Anyway, if you're asking for git_repository_workdir, then you get a pointer that is freed in git_repository_free. You don't get a copy of that string that you need to work with specially.

AArnott commented 8 years ago

Thanks. I think that's all I need at the moment. Have you had a chance to look at my branch, open it up in VS, and get a feel for how it works (with code gen, etc)?

AArnott commented 8 years ago

I've got the portable project building. No more compile errors. I haven't run tests yet.

Before I spend much more time on this, I'd like a pre-review of the changes as a course check so I'm not wasting time going in an unfruitful direction. Can a committer please sign up to take a look? I can file a PR for purposes of review and discussion if that's helpful.

ethomson commented 8 years ago

Sure, @AArnott , I'll try to take a look tomorrow evening.

AArnott commented 8 years ago

:eyes:

AArnott commented 8 years ago

Ping :)

AArnott commented 8 years ago

I've got all the tests passing for the desktop and portable libraries! (modulo the 3 that are already failing in master).

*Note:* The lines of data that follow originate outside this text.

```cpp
template <typename T>
void qrcp_core(rc_context *c, Mat<T> w, int64_t k, bool pivot, Mat<T> q, Mat<T> r, int64_t *ind, bool keep_w = false) {
    const int64_t n = w.cols;
    ArenaMark mark(c);
    if (c->opt_tsqr && k >= 1 && tsqr_supported<T>(w.rows, n)) {
        if (run_certified(c, [&](int *flag) { qrcp_tall_fast<T>(c, w, k, pivot, q, r, ind, flag); })) return;
    }
    static const int direct_ok = [] { const char *e = getenv("RC_QRCP_KEEP_DIRECT"); return e ? atoi(e) : 1; }();
    if (keep_w && !(direct_ok && c->opt_wide_coop && pivot && k >= 1 && wide_coop_supported<T>(w.rows, n, c->device))) {
        Mat<T> cp = tmp_colmajor<T>(c, w.rows, n);
        copy_mat(c, w, cp);
        w = cp;
        keep_w = false;
    }
    if (c->opt_wide_coop && pivot && k >= 1 && wide_coop_supported<T>(w.rows, n, c->device)) {
        T *tau = c->alloc<T>((size_t)k);
        Mat<T> wf = tmp_colmajor<T>(c, w.rows, n);
        if (run_certified(c, [&](int *flag) { geqp3_wide_coop<T>(c, w, wf, k, ind, tau, flag); })) {
            if (!r.empty()) extract_r(c, wf, ind, r);
            if (!q.empty()) {
                if (q.rs == 1 && q.cs >= q.rows) {
                    form_q(c, wf, ind, tau, k, q);
                } else {
                    Mat<T> qw = tmp_colmajor<T>(c, w.rows, q.cols);
                    form_q(c, wf, ind, tau, k, qw);
                    copy_mat(c, qw, q);
                }
            }
            return;
        }
    }
    if (keep_w) {
        Mat<T> cp = tmp_colmajor<T>(c, w.rows, n);
        copy_mat(c, w, cp);
        w = cp;
    }
    if (c->opt_wide_lazy && pivot && k >= 1 && wide_lazy_supported<T>(w.rows, n)) {
        geqp3_wide_lazy<T>(c, w, k, ind, q, r);
        return;
    }
    T *tau = c->alloc<T>((size_t)std::max<int64_t>(k, 1));
    if (c->opt_blocked && pivot && !c->capturing && geqp3_blocked_supported<T>(w.rows, n, k)) {
        const bool direct = !q.empty() && q.rs == 1 && q.cs >= q.rows;
        Mat<T> qw = q.empty() ? Mat<T>() : (direct ? q : tmp_colmajor<T>(c, w.rows, q.cols));
        geqp3_blocked<T>(c, w, k, ind, tau, qw);
        if (!r.empty()) extract_r(c, w, ind, r);
        if (!q.empty() && !direct) copy_mat(c, qw, q);
        return;
    }
    T *vn = c->alloc<T>((size_t)std::max<int64_t>(2 * n, 1));
    geqp3_inplace(c, w, k, pivot, ind, tau, vn);
    if (!r.empty()) extract_r(c, w, ind, r);
    if (!q.empty()) {
        if (q.rs == 1 && q.cs >= q.rows) {
            form_q(c, w, ind, tau, k, q);
        } else {
            Mat<T> qw = tmp_colmajor<T>(c, w.rows, q.cols);
            form_q(c, w, ind, tau, k, qw);
            copy_mat(c, qw, q);
// ... 1126 lines not shown
```

rusty_compression_amd/csrc/rc_common.hpp:

```cpp
#pragma once

#include <hip/hip_runtime.h>

#include <cstdarg>
#include <cstdint>
#include <cstdio>
#include <cstring>
#include <map>
#include <string>
#include <vector>

#include "../../include/rusty_compression_amd.h"

namespace rc {
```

ethomson commented 8 years ago

Thanks for staying on top of this @AArnott . My Windows VM apparently konked out and I had to reinstall this weekend. (Fast ring of death?) In any case, I'm going to try to make some time for this again this weekend.

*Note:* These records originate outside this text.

template <int C, bool WR>
__global__ void __launch_bounds__(256, 2) k_res_bwd_wg(ResBwdWg a) {
  using I = Img<C>;
  constexpr int ST = I::ST, CQ = C / 4;
  extern __shared__ __attribute__((aligned(16))) float lds_all[];
  float* i_du2 = lds_all;
  float* i_du1 = i_du2 + I::FLOATS;
  float* i_a1 = i_du1 + I::FLOATS;
  float* i_xa = i_a1 + I::FLOATS;
  float* i_xb = i_xa + I::FLOATS;
  float* i_do = i_xb + (WR ? I::FLOATS : 4);
  float (*red)[4 * C] = reinterpret_cast<float (*)[4 * C]>(i_do + (WR ? I::FLOATS : 4));
  constexpr int GI = WR ? 2 * CQ : CQ;
  constexpr int JT2 = C * CQ * 3, JT1 = C * GI * 3, JTR = WR ? C * GI : 0;
  constexpr int OT1 = pad4(JT2), OTR = OT1 + pad4(JT1), JTT = OTR + pad4(JTR);
  float* wl = reinterpret_cast<float*>(red) + 4 * 4 * C;
  float* prm = wl + JTT * 4;
  const int cin = a.cinA + a.cinB;
  DQ_PSTAMP(100000 + C * 10 + (WR ? 1 : 0), 0);
  for (int idx = threadIdx.x; idx < JTT * 4; idx += 256) {
    const int j = (idx >> 4) * 4 + (idx & 3), l4 = (idx >> 2) & 3;
    float v = 0.f;
    if (j < JT2) {
      const int k = j % 3, gg = (j / 3) % CQ, co = j / (3 * CQ);
      v = a.w2[(co * C + 4 * gg + l4) * 3 + k];
    } else if (j >= OT1 && j < OT1 + JT1) {
      const int jj = j - OT1, k = jj % 3, gi = (jj / 3) % GI, co = jj / (3 * GI), ci = 4 * gi + l4;
      if (ci < cin) v = a.w1[(co * cin + ci) * 3 + k];
    } else if (WR && j >= OTR && j < OTR + JTR) {
      const int jj = j - OTR, gi = jj % GI, co = jj / GI, ci = 4 * gi + l4;
      if (ci < cin) v = a.wr[co * cin + ci];
    }
    wl[idx] = v;
  }
  for (int i = threadIdx.x; i < 4 * C; i += 256) {
    const int what = i / C, c = i % C;
    const float* ssp = a.ss + (int64_t)blockIdx.y * a.ss_stride;
    prm[i] = what == 0 ? a.g2[c] : what == 1 ? a.g1[c] : what == 2 ? ssp[c] : ssp[C + c];
  }
  __syncthreads();
  DQ_PSTAMP(100000 + C * 10 + (WR ? 1 : 0), 1);
  const int b = blockIdx.y, n = a.n;
  const int per_sample = a.rows_per_sample * n;
  const int tid = threadIdx.x, lane = tid & 63;
  const int wv = __builtin_amdgcn_readfirstlane(tid >> 6);
  const int q = tid + 1;
  const int blk = lane >> 2, li = lane & 3;
  const int lb = I::at(blk * RUN + 1) + li;
  const bool n8 = n == 8;
  const bool zl = ((blk * RUN) % n) == 0;
  const bool zr = ((blk * RUN + RUN) % n) == 0;
  const int cinq = cin >> 2;
  const int g = C == 8 ? (wv & 1) : 0, hs = C == 8 ? (wv >> 1) : wv;
  const bool doW2 = C == 8 ? true : wv == 0;
  const int hW2 = C == 8 ? hs : 0;
  const bool doB2 = C == 8 ? hs == 0 : wv == 0;
  const bool doWr = WR && (C == 8 ? true : wv == 1);
  const int hr0 = C == 8 ? 2 * hs : 0, hr1 = C == 8 ? 2 * hs + 1 : 1;
  const bool doBr = WR && (C == 8 ? hs == 0 : wv == 1);
  const bool doW1 = C == 8 ? true : (wv == 2 || (WR && wv == 3));
  const int h10 = C == 8 ? (WR ? 2 * hs : hs) : (wv == 3 ? 1 : 0);
  const int h11 = (C == 8 && WR) ? 2 * hs + 1 : -1;
  const bool doB1 = C == 8 ? hs == 0 : wv == 2;
  const bool v_r0 = doWr && hr0 < cinq, v_r1 = doWr && hr1 < cinq;
  const bool v_10 = doW1 && h10 < cinq, v_11 = doW1 && h11 >= 0 && h11 < cinq;
  auto ximg = [&](int h) -> const float* { return (h < CQ || !WR ? i_xa + 4 * (h < CQ ? h : 0) : i_xb + 4 * (h - CQ)) + lb; };

  f32x4 aW2[1][3], aWr[2], aW1[2][3], aB2 = {0.f, 0.f, 0.f, 0.f}, aBr = aB2, aB1 = aB2;
#pragma unroll
  for (int h = 0; h < 1; ++h)
#pragma unroll
    for (int k = 0; k < 3; ++k) aW2[h][k] = aB2;
#pragma unroll
  for (int h = 0; h < 2; ++h) {
#pragma unroll
    for (int k = 0; k < 3; ++k) aW1[h][k] = aB2;
    aWr[h] = aB2;
  }
  float dg2[C], dg1[C], dsc[C], dsh[C];
#pragma unroll
  for (int c = 0; c < C; ++c) dg2[c] = dg1[c] = dsc[c] = dsh[c] = 0.f;
  const float sqC = sqrtf((float)C);
  const float* wlane = wl + li * 4;
  auto wop = [&](int j) -> float { return wlane[(j >> 2) * 16 + (j & 3)]; };

  const int tile_end = min(a.tiles_ps, ((int)blockIdx.x + 1) * a.tpb);
#pragma unroll 1
  for (int tile = blockIdx.x * a.tpb; tile < tile_end; ++tile) {
    const int it = tile * TILE + tid;
    const bool live = it < per_sample;
    const int itc = live ? it : per_sample - 1;
    const int row = b * a.rows_per_sample + itc / n, p = itc % n;
    const unsigned boA = (((unsigned)row * C) * (unsigned)n + (unsigned)p) * 4u;
    const unsigned boB = (((unsigned)row * (unsigned)a.cinB) * (unsigned)n + (unsigned)p) * 4u;
    auto ld = [&](const float* base, int c, unsigned boff) -> float {
      return *reinterpret_cast<const float*>(reinterpret_cast<const char*>(base + (size_t)c * n) + boff);
    };
    auto st = [&](float* base, int c, unsigned boff, float v) {
      *reinterpret_cast<float*>(reinterpret_cast<char*>(base + (size_t)c * n) + boff) = v;
    };
    const bool hasL = live && p > 0, hasR = live && p + 1 < n;
    float dout[C], d[C], u[C], u1v[C], xa[C], xb[WR ? C : 1];
#pragma unroll
    for (int c = 0; c < C; ++c) {
      dout[c] = ld(a.dout, c, boA);
      u[c] = ld(a.u2, c, boA);
      u1v[c] = ld(a.u1, c, boA);
      xa[c] = ld(a.inA, c, boA);
    }
    if constexpr (WR) {
#pragma unroll
      for (int c = 0; c < C; ++c) xb[c] = c < a.cinB ? ld(a.inB, c, boB) : 0.f;
    }
#pragma unroll
    for (int c = 0; c < C; ++c) { dout[c] = live ? dout[c] : 0.f; d[c] = dout[c]; }
    norm_act_bwd<C, false>(u, d, prm, nullptr, dg2, nullptr, nullptr);
    float a1v[C];
    {
      float ssq = 0.f;
#pragma unroll
      for (int c = 0; c < C; ++c) ssq = fmaf(u1v[c], u1v[c], ssq);
      const float inv = rms_inv(ssq, sqC);
#pragma unroll
      for (int c = 0; c < C; ++c) a1v[c] = silu_f(fmaf(u1v[c] * inv * prm[C + c], prm[2 * C + c] + 1.0f, prm[3 * C + c]));
    }
    DQ_PSTAMP(100000 + C * 10 + (WR ? 1 : 0), 2);
    __syncthreads();
    {
      const int o = I::at(q);
#pragma unroll
      for (int c4 = 0; c4 < CQ; ++c4) {
        const int c = 4 * c4;
        *reinterpret_cast<float4*>(i_du2 + o + c) = live ? make_float4(d[c], d[c + 1], d[c + 2], d[c + 3]) : make_float4(0.f, 0.f, 0.f, 0.f);
        *reinterpret_cast<float4*>(i_a1 + o + c) = make_float4(a1v[c], a1v[c + 1], a1v[c + 2], a1v[c + 3]);
        *reinterpret_cast<float4*>(i_xa + o + c) = make_float4(xa[c], xa[c + 1], xa[c + 2], xa[c + 3]);
        if constexpr (WR) {
          *reinterpret_cast<float4*>(i_xb + o + c) = make_float4(xb[c], xb[c + 1], xb[c + 2], xb[c + 3]);
          *reinterpret_cast<float4*>(i_do + o + c) = make_float4(dout[c], dout[c + 1], dout[c + 2], dout[c + 3]);
        }
      }
    }
    __syncthreads();
    DQ_PSTAMP(100000 + C * 10 + (WR ? 1 : 0), 3);
    if (doW2) {
      const float* A = i_du2 + lb + 4 * g;
      const float* Bp = i_a1 + lb + 4 * hW2;
      float bprev = zl ? 0.f : Bp[-ST], bcur = Bp[0];
#pragma unroll
      for (int s = 0; s < RUN; ++s) {
        const float av = A[run_off<ST>(s)];
        float bnext = s + 1 < RUN ? Bp[run_off<ST>(s + 1 < RUN ? s + 1 : s)] : (zr ? 0.f : Bp[RUN * ST + 4]);
        float b0 = bprev, b2 = bnext;
        if (s == 8) b0 = n8 ? 0.f : b0;
        if (s == 7) b2 = n8 ? 0.f : b2;
        aW2[0][0] = mfma4(av, b0, aW2[0][0]);
        aW2[0][1] = mfma4(av, bcur, aW2[0][1]);
        aW2[0][2] = mfma4(av, b2, aW2[0][2]);
        aB2 = mfma4(av, 1.f, aB2);
        bprev = bcur; bcur = bnext;
      }
    }
    if constexpr (WR) {
     if (doWr) {
      const float* A = i_do + lb + 4 * g;
      const float* X0 = ximg(hr0);
// ... 75 lines not shown
    }
    DQ_PSTAMP(100000 + C * 10 + (WR ? 1 : 0), 8);
    if (a.dA || a.dB) {
#pragma unroll
      for (int pass = 0; pass < (WR ? 2 : 1); ++pass) {
        f32x4 acc[CQ][3], ar[CQ];
#pragma unroll
        for (int q4 = 0; q4 < CQ; ++q4) {
#pragma unroll
          for (int k = 0; k < 3; ++k) acc[q4][k] = f32x4{0.f, 0.f, 0.f, 0.f};
          ar[q4] = f32x4{0.f, 0.f, 0.f, 0.f};
        }
#pragma unroll
        for (int co = 0; co < C; ++co) {
          const float dc = live ? da1[co] : 0.f;
          const float tp = lane_p1(dc), tm = lane_m1(dc);
          const float dr = hasR ? tp : 0.f, dl = hasL ? tm : 0.f;
#pragma unroll
          for (int q4 = 0; q4 < CQ; ++q4) {
            const int gi = pass * CQ + q4;
            const int j = OT1 + (co * GI + gi) * 3;
            acc[q4][0] = mfma4(wop(j + 0), dr, acc[q4][0]);
            acc[q4][1] = mfma4(wop(j + 1), dc, acc[q4][1]);
            acc[q4][2] = mfma4(wop(j + 2), dl, acc[q4][2]);
            if constexpr (WR) ar[q4] = mfma4(wop(OTR + co * GI + gi), dout[co], ar[q4]);
          }
        }
        if (pass == 0) DQ_PSTAMP(100000 + C * 10 + (WR ? 1 : 0), 11);
        float v[C];
#pragma unroll
        for (int q4 = 0; q4 < CQ; ++q4)
#pragma unroll
          for (int i = 0; i < 4; ++i) v[4 * q4 + i] = (acc[q4][0][i] + acc[q4][1][i]) + (acc[q4][2][i] + (WR ? ar[q4][i] : dout[4 * q4 + i]));
        if (pass == 0) {
          if (live && a.dA) {
            float oldv[C];
#pragma unroll
            for (int c = 0; c < C; ++c) oldv[c] = 0.f;
            if (!a.dA_store) {
#pragma unroll
              for (int c = 0; c < C; ++c) oldv[c] = ld(a.dA, c, boA);
            }
            DQ_PSTAMP(100000 + C * 10 + (WR ? 1 : 0), 12);
#pragma unroll
            for (int c = 0; c < C; ++c) st(a.dA, c, boA, oldv[c] + v[c]);
          }
        } else {
          if (live && a.dB) {
            float oldv[C];
#pragma unroll
            for (int c = 0; c < C; ++c) oldv[c] = 0.f;
            if (!a.dB_store) {
#pragma unroll
              for (int c = 0; c < C; ++c) oldv[c] = c < a.cinB ? ld(a.dB, c, boB) : 0.f;
            }
#pragma unroll
            for (int c = 0; c < C; ++c)
              if (c < a.cinB) st(a.dB, c, boB, oldv[c] + v[c]);
          }
        }
      }
    }
    DQ_PSTAMP(100000 + C * 10 + (WR ? 1 : 0), 9);
  }

  float* part = a.part + ((int64_t)blockIdx.y * gridDim.x + blockIdx.x) * a.nv;
  const int oC1W = 0, oC1B = C * cin * 3, oG1 = oC1B + C, oC2W = oG1 + C, oC2B = oC2W + C * C * 3, oG2 = oC2B + C, oRW = oG2 + C,
            oRB = oRW + C * cin, nglob = WR ? oRB + C : oRW;
  auto put_w = [&](f32x4 acc, int base, int h, int kdim, int k, int ld) {
    const f32x4 t = blocks_sum(acc);
    if (lane < 4) {
#pragma unroll
      for (int i = 0; i < 4; ++i) part[base + ((4 * g + i) * ld + 4 * h + lane) * kdim + k] = t[i];
    }
  };
  auto put_b = [&](f32x4 acc, int base) {
    const f32x4 t = blocks_sum(acc);
    if (lane == 0) {
#pragma unroll
      for (int i = 0; i < 4; ++i) part[base + 4 * g + i] = t[i];
    }
  };
  if (doW2) {
#pragma unroll
    for (int k = 0; k < 3; ++k) put_w(aW2[0][k], oC2W, hW2, 3, k, C);
  }
  if (doB2) put_b(aB2, oC2B);
  if (v_r0) put_w(aWr[0], oRW, hr0, 1, 0, cin);
  if (v_r1) put_w(aWr[1], oRW, hr1, 1, 0, cin);
  if (doBr) put_b(aBr, oRB);
  if (v_10) {
#pragma unroll
    for (int k = 0; k < 3; ++k) put_w(aW1[0][k], oC1W, h10, 3, k, cin);
  }
  if (v_11) {
#pragma unroll
    for (int k = 0; k < 3; ++k) put_w(aW1[1][k], oC1W, h11, 3, k, cin);
  }
  if (doB1) put_b(aB1, oC1B);
#pragma unroll
  for (int c = 0; c < C; ++c) {
    const float s0 = wave_sum(dg2[c]), s1 = wave_sum(dg1[c]), s2 = wave_sum(dsc[c]), s3 = wave_sum(dsh[c]);
    if (lane == 0) { red[wv][c] = s0; red[wv][C + c] = s1; red[wv][2 * C + c] = s2; red[wv][3 * C + c] = s3; }
  }
  __syncthreads();
  for (int i = tid; i < 4 * C; i += 256) {
    const float v = (red[0][i] + red[1][i]) + (red[2][i] + red[3][i]);
    const int what = i / C, c = i % C;
    part[(what == 0 ? oG2 : what == 1 ? oG1 : what == 2 ? nglob : nglob + C) + c] = v;
  }
  DQ_PSTAMP(100000 + C * 10 + (WR ? 1 : 0), 10);
}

Side note: you have three tests failing in master? That's unexpected. Presumably some local configuration on your machine that we're failing to sandbox for correctly. Would you be so kind as to open an issue?

AArnott commented 8 years ago

Bugs filed for failing tests: #1312 #1313 #1314

Thanks for looking.

pawchen commented 8 years ago

👍 , commenting to get notification.

AArnott commented 8 years ago

@diryboy you can just click the "Subscribe" button on the right.

pawchen commented 8 years ago

@AArnott Thanks but that button would show 'Unsubscribe' if you already watched the repository, so I just don't trust it.

ah- commented 8 years ago

As part of this it would be nice to also distribute the native binaries in a new-style package, I created an issue here: https://github.com/libgit2/libgit2sharp.nativebinaries/issues/39

AArnott commented 8 years ago

@ah- that might be nice, but I wouldn't want to do it "as part of this" lest we make this already big project significantly bigger. Also, libgit2sharp currently supports older versions of VS (I believe) that don't support the new package layout. So adopting the new one would mean cutting off some users.

ah- commented 8 years ago

Yes, makes sense to do that bit later.

The new package layout is fully compatible without cutting off any users of old tooling if the build.props for them are adjusted to the new paths. But I see that this will require some actual testing, which can be done after this has been merged.

Jaykul commented 8 years ago

What ever happened to this? With PowerShell going cross-platform, I was looking for .NetStandard version of the library ;-)

shiftkey commented 8 years ago

@Jaykul it's in flight, but it's been a tough review to slog through so it's kind of stalled: https://github.com/libgit2/libgit2sharp/pull/1318

pdemro commented 8 years ago

Looking forward to this PR. Thank you for your efforts guys.

Trolldemorted commented 7 years ago

does this issue cover support for the W10 UWP, or should i open a new one?

Alxandr commented 7 years ago

Any updates on this?

bording commented 7 years ago

It's almost ready: https://github.com/libgit2/libgit2sharp/pull/1318

@ethomson wants to release another version first before we merge it in.